By successfully creating silicon photonics modulators that use advanced modulation formats, IME and Fujikura are paving the way for future ultra-high-bandwidth long-haul telecommunications.
A recent breakthrough is promising to drive the development of next-generation long-haul telecommunications systems while making optical communications more widely accessible. Together with Fujikura Ltd., researchers from Singapore’s A*STAR Institute of Microelectronics (IME) have debuted 40- to 60-Gb/s silicon-based optical modulators. The modulators boast advanced multilevel modulation formats for high-speed, long-haul data transmission. In doing so, they bring the industry closer to attaining low-cost, ultra-high-bandwidth and small-footprint optical communications on silicon.

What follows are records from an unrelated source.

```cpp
template <int BM>
__device__ __forceinline__ float ror8m(float keep, float from) {
// ... 17 lines not shown
  extern __shared__ float lds_f[];
  char *lds = reinterpret_cast<char *>(lds_f);
  const int tid = threadIdx.x;
  const int lane = tid & 63;
  const int wave = __builtin_amdgcn_readfirstlane(tid >> 6);
  const int wg = blockIdx.x;
  float *maxtab = reinterpret_cast<float *>(lds + CFG::TAB_OFF);
  int *exps = reinterpret_cast<int *>(lds + CFG::TAB_OFF + 32);

  {
    const u32x4 *src = a.wimg;
    u32x4 *dst = reinterpret_cast<u32x4 *>(lds + CFG::W_OFF);
    for (int i = tid; i < CFG::WBYTES / 16; i += 512) dst[i] = src[i];
  }
  const int64_t TF = (int64_t)a.T * a.F;
  const int NB = conv3h_nblocks(a, wg);
  const int row0 = conv3h_row0(a, wg);
  const unsigned plane_bytes = (unsigned)(CFG::C * TF * 4);

  if (wave >= 4) {
    const int ptid = tid - 256, pw = wave - 4;
    int row, cig, q;
    if (ptid < 160) {
      q = (ptid & 1) + 2 * ((ptid >> 3) % 5);
      cig = (ptid >> 1) & 3;
      row = ptid / 40;
    } else {
      const int u = ptid - 160;
      q = (u & 1) + 2 * ((u >> 3) % 5);
      cig = 4 + ((u >> 1) & 1);
      row = ((u >> 2) & 1) + 2 * (u / 40);
    }
// ... 11 lines not shown
        const f32x4 wv = *reinterpret_cast<const f32x4 *>(a.w1 + (cig * 8 + c) * 4);
        fr.w1[c][0] = wv.x;
        fr.w1[c][1] = wv.y;
        fr.w1[c][2] = wv.z;
        fr.w1[c][3] = wv.w;
        fr.b1[c] = a.w1[CFG::C * 4 + cig * 8 + c];
      }
    }

    Conv3hWalk wk;
    conv3h_walk_init(a, wg, wk);
    int nf = 0;
    auto fetch = [&](auto setc) {
      constexpr int S = decltype(setc)::value;
      const int tb = nf < NB ? wk.b : 0, f0 = wk.strip * 32;
      const int t1 = nf < NB ? row0 + wk.j * 4 + 1 : -(1 << 20);
      ++nf;
      conv3h_walk_next(a, wg, wk);
      __amdgpu_buffer_rsrc_t rs = FIN ? __builtin_amdgcn_make_buffer_rsrc(const_cast<float *>(a.xin + (int64_t)tb * a.xin_bstride), 0, in_bytes, 0x00020000)
                                      : __builtin_amdgcn_make_buffer_rsrc(const_cast<float *>(a.x + (int64_t)tb * a.x_bstride), 0, plane_bytes, 0x00020000);
      const int org = t1 * a.F + (f0 - 4);
      const bool ok = item_ok && (unsigned)(t1 + row) < (unsigned)a.T && (unsigned)(f0 - 4 + 4 * q) < (unsigned)a.F;
      const unsigned vo = ok ? (unsigned)(goff + org) * 4u : 0xfffffff0u;
      if constexpr (FIN) {
        fr.ok[S] = ok;
#pragma unroll
        for (int j = 0; j < 4; ++j) fr.rin[S][j] = __builtin_bit_cast(f32x4, __builtin_amdgcn_raw_buffer_load_b128(rs, (int)vo, (int)(j * TF * 4), 0));
      } else {
#pragma unroll
        for (int j = 0; j < 8; ++j) {
          if constexpr ((ABL & 2) != 0) raw[S][j] = (f32x4){0.25f, 0.5f, 0.75f, 1.f};
// ... 19 lines not shown
      for (int j = 0; j < 8; ++j) {
        m = __builtin_fmaxf(__builtin_fmaxf(m, __builtin_fabsf(raw[S][j].x)), __builtin_fabsf(raw[S][j].y));
        m = __builtin_fmaxf(__builtin_fmaxf(m, __builtin_fabsf(raw[S][j].z)), __builtin_fabsf(raw[S][j].w));
      }
      m = wave_max64(m);
      if (!(m <= 3.4028234663852886e38f)) {
        m = 0.f;
#pragma unroll
        for (int j = 0; j < 8; ++j) {
          m = fmaxf(m, fmaxf(fmaxf(finite_or_zero(raw[S][j].x), finite_or_zero(raw[S][j].y)), fmaxf(finite_or_zero(raw[S][j].z), finite_or_zero(raw[S][j].w))));
        }
        m = wave_max64(m);
      }
      if (lane == 0) maxtab[slot * 4 + pw] = m;
    };
    int e_prev = 0, js = -1;
    auto split_store = [&](auto setc, int par, int slot3) {
      constexpr int S = decltype(setc)::value % NSET;
      const f32x4 mv = *reinterpret_cast<const f32x4 *>(maxtab + par * 4);
      const float m = fmaxf(fmaxf(mv.x, mv.y), fmaxf(mv.z, mv.w));
      int need = f16_scale_exp(m) - 1;
      need = need < 100 ? need : 100;
      int e = e_prev;
      if (js < 0 || need < e_prev) e = need;
      else if (need > e_prev + CFG::EUP) e = need < e_prev + 40 ? need : e_prev + 40;
      e_prev = e;
      if (++js == a.tps) js = -1;
      if (ptid == 0) exps[slot3] = e;
      const float sc = __builtin_ldexpf(1.0f, e);
      char *dst = lds + CFG::X_OFF + slot3 * 4 * CFG::ROWB + loff;
      if constexpr ((ABL & 8) != 0) return;
#pragma unroll
      for (int i = 0; i < 4; ++i) {
        unsigned hh[4], ll[4];
#pragma unroll
        for (int c2 = 0; c2 < 4; ++c2) conv3h_split_pair(raw[S][2 * c2][i], raw[S][2 * c2 + 1][i], sc, hh[c2], ll[c2]);
        const bool wok = item_ok && (i == 3 ? q <= 8 : (i == 0 ? q >= 1 : (q >= 1 && q <= 8)));
        if (wok) {
          *reinterpret_cast<u32x4 *>(dst + i * CFG::PSTR) = (u32x4){hh[0], hh[1], hh[2], hh[3]};
          *reinterpret_cast<u32x4 *>(dst + CFG::PART + i * CFG::PSTR) = (u32x4){ll[0], ll[1], ll[2], ll[3]};
        }
      }
// ... 141 lines not shown
      flush_one(IntC<0>{});
      flush_one(IntC<1>{});
      flush_one(IntC<2>{});
      flush_one(IntC<3>{});
      flush_one(IntC<4>{});
      flush_one(IntC<5>{});
      pend_rs = __builtin_amdgcn_make_buffer_rsrc(a.y, 0, 0, 0x00020000);
    };

    __syncthreads();
    __syncthreads();
    Conv3hWalk wk;
    conv3h_walk_init(a, wg, wk);
    int s3 = 0;
    for (int s = 0; s < NB; ++s) {
      const int tb = wk.b, j = wk.j, wk_strip = wk.strip, f0 = wk_strip * 32;
      conv3h_walk_next(a, wg, wk);
      if constexpr ((ABL & 32) != 0) {
        if (wg == 0 && wave == 0 && s < 64) {
          const long long t = __builtin_amdgcn_s_memtime();
          if (lane == 0) a.dbg[s * 8 + 4] = t;
        }
      }
      if (j >= 0) {
        const int tt = row0 + j * 4 + wave;
        const bool cur_ok = tt < a.T && f0 < a.F;
        const int cur_vo = (((li & 7) * a.T + tt) * a.F + f0 + ((li >> 3) * 4 + g) * 4) * 4;
        const int cur_ps = (int)CFG::ps_wave_off(a.tilesT, wk_strip, (row0 >> 2) + j, wave);
        const int sp = s3 == 0 ? 2 : s3 - 1;
        const int e_cur = __builtin_amdgcn_readfirstlane(exps[s3]), e_old = __builtin_amdgcn_readfirstlane(exps[sp]);
        int rowoff[3], eky[3];
#pragma unroll
        for (int ky = 0; ky < 3; ++ky) {
          const int u = wave + ky;
          rowoff[ky] = (u < 2 ? sp * 4 + 2 + u : s3 * 4 + u - 2) * CFG::ROWB;
          eky[ky] = u < 2 ? e_old : e_cur;
        }
        const int xm = (pad_lane ? rowoff[MST.kyb] : rowoff[MST.ky]) + vl[CFG::SPK - 1];
        f32x4 acc[2][3];
#pragma unroll
        for (int p = 0; p < 2; ++p)
#pragma unroll
          for (int c = 0; c < 3; ++c) acc[p][c] = (f32x4){0.f, 0.f, 0.f, 0.f};
// ... 133 lines not shown
```

### python-audio-separator_amd/csrc/knobs.h

```cpp
#pragma once

#include <algorithm>
#include <climits>
#include <cstdint>
#include <cstdlib>

#ifndef ASX_TDF2_DEFAULT
#define ASX_TDF2_DEFAULT 1
#endif

constexpr int HD_MAX_GROUPS = 6;

namespace knob {
inline bool set(const char *name) { return getenv(name) != nullptr; }
inline int num(const char *name, int def) { return set(name) ? atoi(getenv(name)) : def; }
inline int64_t num64(const char *name, int64_t def) { return set(name) ? atoll(getenv(name)) : def; }
inline double real(const char *name, double def) { return set(name) ? atof(getenv(name)) : def; }
inline bool on_unless_0(const char *name) { return !(set(name) && atoi(getenv(name)) == 0); }
inline bool off_unless_nonzero(const char *name) { return set(name) && atoi(getenv(name)) != 0; }
inline int clamped(const char *name, int def, int lo, int hi = INT_MAX) { return set(name) ? std::max(lo, std::min(hi, atoi(getenv(name)))) : def; }
}

struct Knobs {
  int poison = knob::num("ASX_POISON", -1);
// ... 67 lines not shown
#ifdef ASX_EXPERIMENTAL_KERNELS
  int winograd = knob::clamped("ASX_WINOGRAD", 3, 0);
  int winos = knob::clamped("ASX_WINOS", 0, 0);
  int pair_images = knob::num("ASX_PAIR_IMAGES", 0);
#else
  int winograd = knob::num("ASX_WINOGRAD", 3) <= 0 ? 0 : 3;
  int winos = 0;
  int pair_images = 0;
#endif
  int gemm_bf16x6 = knob::num("ASX_GEMM_BF16X6", 1);
  int gemm_f16x3 = knob::num("ASX_GEMM_F16X3", 1);
  int wino6 = knob::clamped("ASX_WINO6", 144, 0);
  int conv3h = knob::clamped("ASX_CONV3H", 144, 0);
  int conv_fuse_input = 1;
  int conv3h_ps = 1;
  int down6 = knob::num("ASX_DOWN6", 1);
  int up6 = knob::num("ASX_UP6", 1);
  bool fft3 = knob::on_unless_0("ASX_FFT3");
  bool fft3p = knob::on_unless_0("ASX_FFT3P");
};
```

Before: 1665.

## Drive conv3h workgroup walk from host-planned balanced unit tables

```diff
diff --git a/python-audio-separator_amd/csrc/asx.hip b/python-audio-separator_amd/csrc/asx.hip
--- a/python-audio-separator_amd/csrc/asx.hip
+++ b/python-audio-separator_amd/csrc/asx.hip
@@ -81,6 +81,7 @@
     {"conv_direct_f16x3", &asx_engine::conv3h, &EngineKnobs::conv3h, opt_nonneg},
     {"conv_fuse_input", &asx_engine::conv_fuse_input, &EngineKnobs::conv_fuse_input, opt_onoff},
     {"conv3h_partial_scratch", &asx_engine::conv3h_ps, &EngineKnobs::conv3h_ps, opt_onoff},
+    {"conv3h_walk", &asx_engine::conv3h_walk, &EngineKnobs::conv3h_walk, opt_onoff},
     {"conv_down_bf16x6", &asx_engine::down6, &EngineKnobs::down6, opt_onoff},
     {"conv_up_bf16x6", &asx_engine::up6, &EngineKnobs::up6, opt_onoff},
     {"gemm_pair_images", &asx_engine::pair_images, &EngineKnobs::pair_images, opt_onoff,
@@ -297,6 +298,11 @@
   e->spec_out.release();
   for (auto &r : e->R) r.release();
   e->c3h_ps.release();
+  for (Conv3hWalkTab *t : e->c3h_walks) {
+    t->tab.release();
+    delete t;
+  }
+  e->c3h_walks.clear();
   e->H.release();
   e->frames.release();
   e->chunk_out.release();
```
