template <class RowPtr>
__device__ __forceinline__ void half_slot_in_place(RowPtr row, uint32_t slot, bool valid, uint32_t keep4, uint32_t v0, uint32_t v1, uint32_t v2,
                                                   uint32_t v3) {
    typedef __attribute__((address_space(1))) uint64_t gu64_t;
    if (!valid) return;
    auto hb = [](uint32_t v) -> uint64_t { return half_bits(__uint_as_float((uint32_t)max((int)v, 0))); };
    uint64_t w = hb(v0) | (hb(v1) << 16) | (hb(v2) << 32) | (hb(v3) << 48);
    gu64_t *const at = reinterpret_cast<gu64_t *>(row) + slot;
    if (keep4 != 0u) {
        const uint64_t old = __hip_atomic_load(at, __ATOMIC_RELAXED, __HIP_MEMORY_SCOPE_AGENT);
        const uint64_t k = ((keep4 & 0x00000001u) ? 0x000000000000FFFFull : 0ull) | ((keep4 & 0x00000100u) ? 0x00000000FFFF0000ull : 0ull) |
                           ((keep4 & 0x00010000u) ? 0x0000FFFF00000000ull : 0ull) | ((keep4 & 0x01000000u) ? 0xFFFF000000000000ull : 0ull);
        w = (w & ~k) | (old & k);
    }
    *at = w;
}

template <int LN>
__device__ __forceinline__ void put_lane(uint32_t &w, uint32_t v) {
    const uint32_t sv = (uint32_t)__builtin_amdgcn_readfirstlane((int)v);
    asm("v_writelane_b32 %0, %1, %2" : "+v"(w) : "s"(sv), "n"(LN));
}
template <int LN, int END>
__device__ __forceinline__ void put_zero_from(uint32_t &w) {
    if constexpr (LN < END) {
        put_lane<LN>(w, 0u);
        put_zero_from<LN + 1, END>(w);
    }
}

template <class S, int NT>
struct Fill {
    static constexpr int NEEDW = (S::XS * S::YS + 3) / 4;
    static constexpr int TABW = S::TABLED ? 2 * S::DV : 0;
    static constexpr int J_MAP = (S::GSZ + NT - 1) / NT;
    static constexpr int J_NEED = 2 * J_MAP;
    static constexpr int J_VT = J_NEED + (NEEDW + NT - 1) / NT;
    static constexpr int J_TAB = J_VT + (S::NVT + NT - 1) / NT;
    static constexpr int J_END = J_TAB + (TABW + NT - 1) / NT;
    static constexpr int first(int j) { return j < J_MAP ? 0 : j < J_NEED ? J_MAP : j < J_VT ? J_NEED : j < J_TAB ? J_VT : J_TAB; }
    static constexpr int words(int j) { return j < J_NEED ? S::GSZ : j < J_VT ? NEEDW : j < J_TAB ? S::NVT : TABW; }
};
template <class S, int NT, int J>
__device__ __forceinline__ uint32_t fill_load(uint32_t utid, const uint32_t *cnt, const uint32_t *map, const uint32_t *vtab, const uint32_t *tab) {
    using F = Fill<S, NT>;
    constexpr int t = J - F::first(J), n = F::words(J);
    const uint32_t k = utid + (uint32_t)(NT * t);
    const uint32_t kc = (NT * (t + 1) <= n) ? k : (k < (uint32_t)n ? k : (uint32_t)n - 1u);
    if constexpr (J < F::J_MAP) return cnt[kc];
    else if constexpr (J < F::J_NEED) return map[kc];
    else if constexpr (J < F::J_VT) return map[(uint32_t)S::GSZ + kc];
    else if constexpr (J < F::J_TAB) return vtab[kc];
    else return tab[kc];
}
template <class S, int NT, int J, bool FIRST>
__device__ __forceinline__ void fill_store(uint32_t *L, uint32_t utid, uint32_t v) {
    using F = Fill<S, NT>;
    constexpr int t = J - F::first(J), n = F::words(J);
    const uint32_t k = utid + (uint32_t)(NT * t);
    if ((NT * (t + 1) <= n) || k < (uint32_t)n) {
        if constexpr (J < F::J_MAP) {
            L[S::GSZ + k] = v;
            L[2 * S::GSZ + k] = v;
        } else if constexpr (J < F::J_NEED) L[k] = v;
        else if constexpr (J < F::J_VT) L[S::X_NEED + k] = v;
        else if constexpr (J < F::J_TAB) L[S::X_VTAB + k] = v;
        else L[S::X_TAB + k] = v;
    }
    if constexpr (FIRST && J == F::J_MAP) {
        if (utid == 0u) {
            L[S::X_FILL] = v;
            L[S::X_SKIP] = SENT;
        }
    }
}
template <int N>
__device__ __forceinline__ void staged_wait(uint32_t *a) {
    if constexpr (N >= 8) {
        asm volatile("" : "+v"(a[N - 1]), "+v"(a[N - 2]), "+v"(a[N - 3]), "+v"(a[N - 4]), "+v"(a[N - 5]), "+v"(a[N - 6]), "+v"(a[N - 7]), "+v"(a[N - 8]));
        staged_wait<N - 8>(a);
    } else if constexpr (N >= 4) {
        asm volatile("" : "+v"(a[N - 1]), "+v"(a[N - 2]), "+v"(a[N - 3]), "+v"(a[N - 4]));
        staged_wait<N - 4>(a);
    } else if constexpr (N >= 2) {
        asm volatile("" : "+v"(a[N - 1]), "+v"(a[N - 2]));
        staged_wait<N - 2>(a);
    } else if constexpr (N == 1) {
        asm volatile("" : "+v"(a[0]));
    }
}
template <class S, int NT, int J0, int J1, int CAP, bool FIRST>
__device__ __forceinline__ void fill_trips(uint32_t *L, uint32_t utid, const uint32_t *cnt, const uint32_t *map, const uint32_t *vtab, const uint32_t *tab) {
    if constexpr (J0 < J1) {
        constexpr int JB = J0 + CAP < J1 ? J0 + CAP : J1;
        uint32_t st[JB - J0];
        static_for<J0, JB>([&](auto jc) {
            if constexpr (decltype(jc)::value == JB - 1) __builtin_amdgcn_sched_barrier(0);
            st[decltype(jc)::value - J0] = fill_load<S, NT, decltype(jc)::value>(utid, cnt, map, vtab, tab);
        });
        staged_wait<JB - J0>(st);
        static_for<J0, JB>([&](auto jc) { fill_store<S, NT, decltype(jc)::value, FIRST>(L, utid, st[decltype(jc)::value - J0]); });
        fill_trips<S, NT, JB, J1, CAP, FIRST>(L, utid, cnt, map, vtab, tab);
    }
}
constexpr int FILL_FIRST = 56, FILL_BATCH = 16;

Each modulator consists of a set of silicon phase shifters, which are integrated in a nested Mach-Zehnder configuration. In terms of multilevel modulations, the modulators rely on simple quadrature-phase-shift-keying (QPSK) and differential-QPSK (DQPSK) formats. The result is increased information capacity, which creates more data-communication throughput for a given optical channel.
The modulators have demonstrated communication speeds of more than 40 and 60 Gb/s for DQPSK and QPSK, respectively. For channel grid spacing of 50 GHz, for example, 40G DQPSK results in a spectral efficiency that is 2X that of 20G with conventional on-off keying (OOK) format (which is widely used commercially). These new modulators are smaller than conventional lithium-niobate modulators. Being CMOS-compatible, they also are less expensive to fabricate.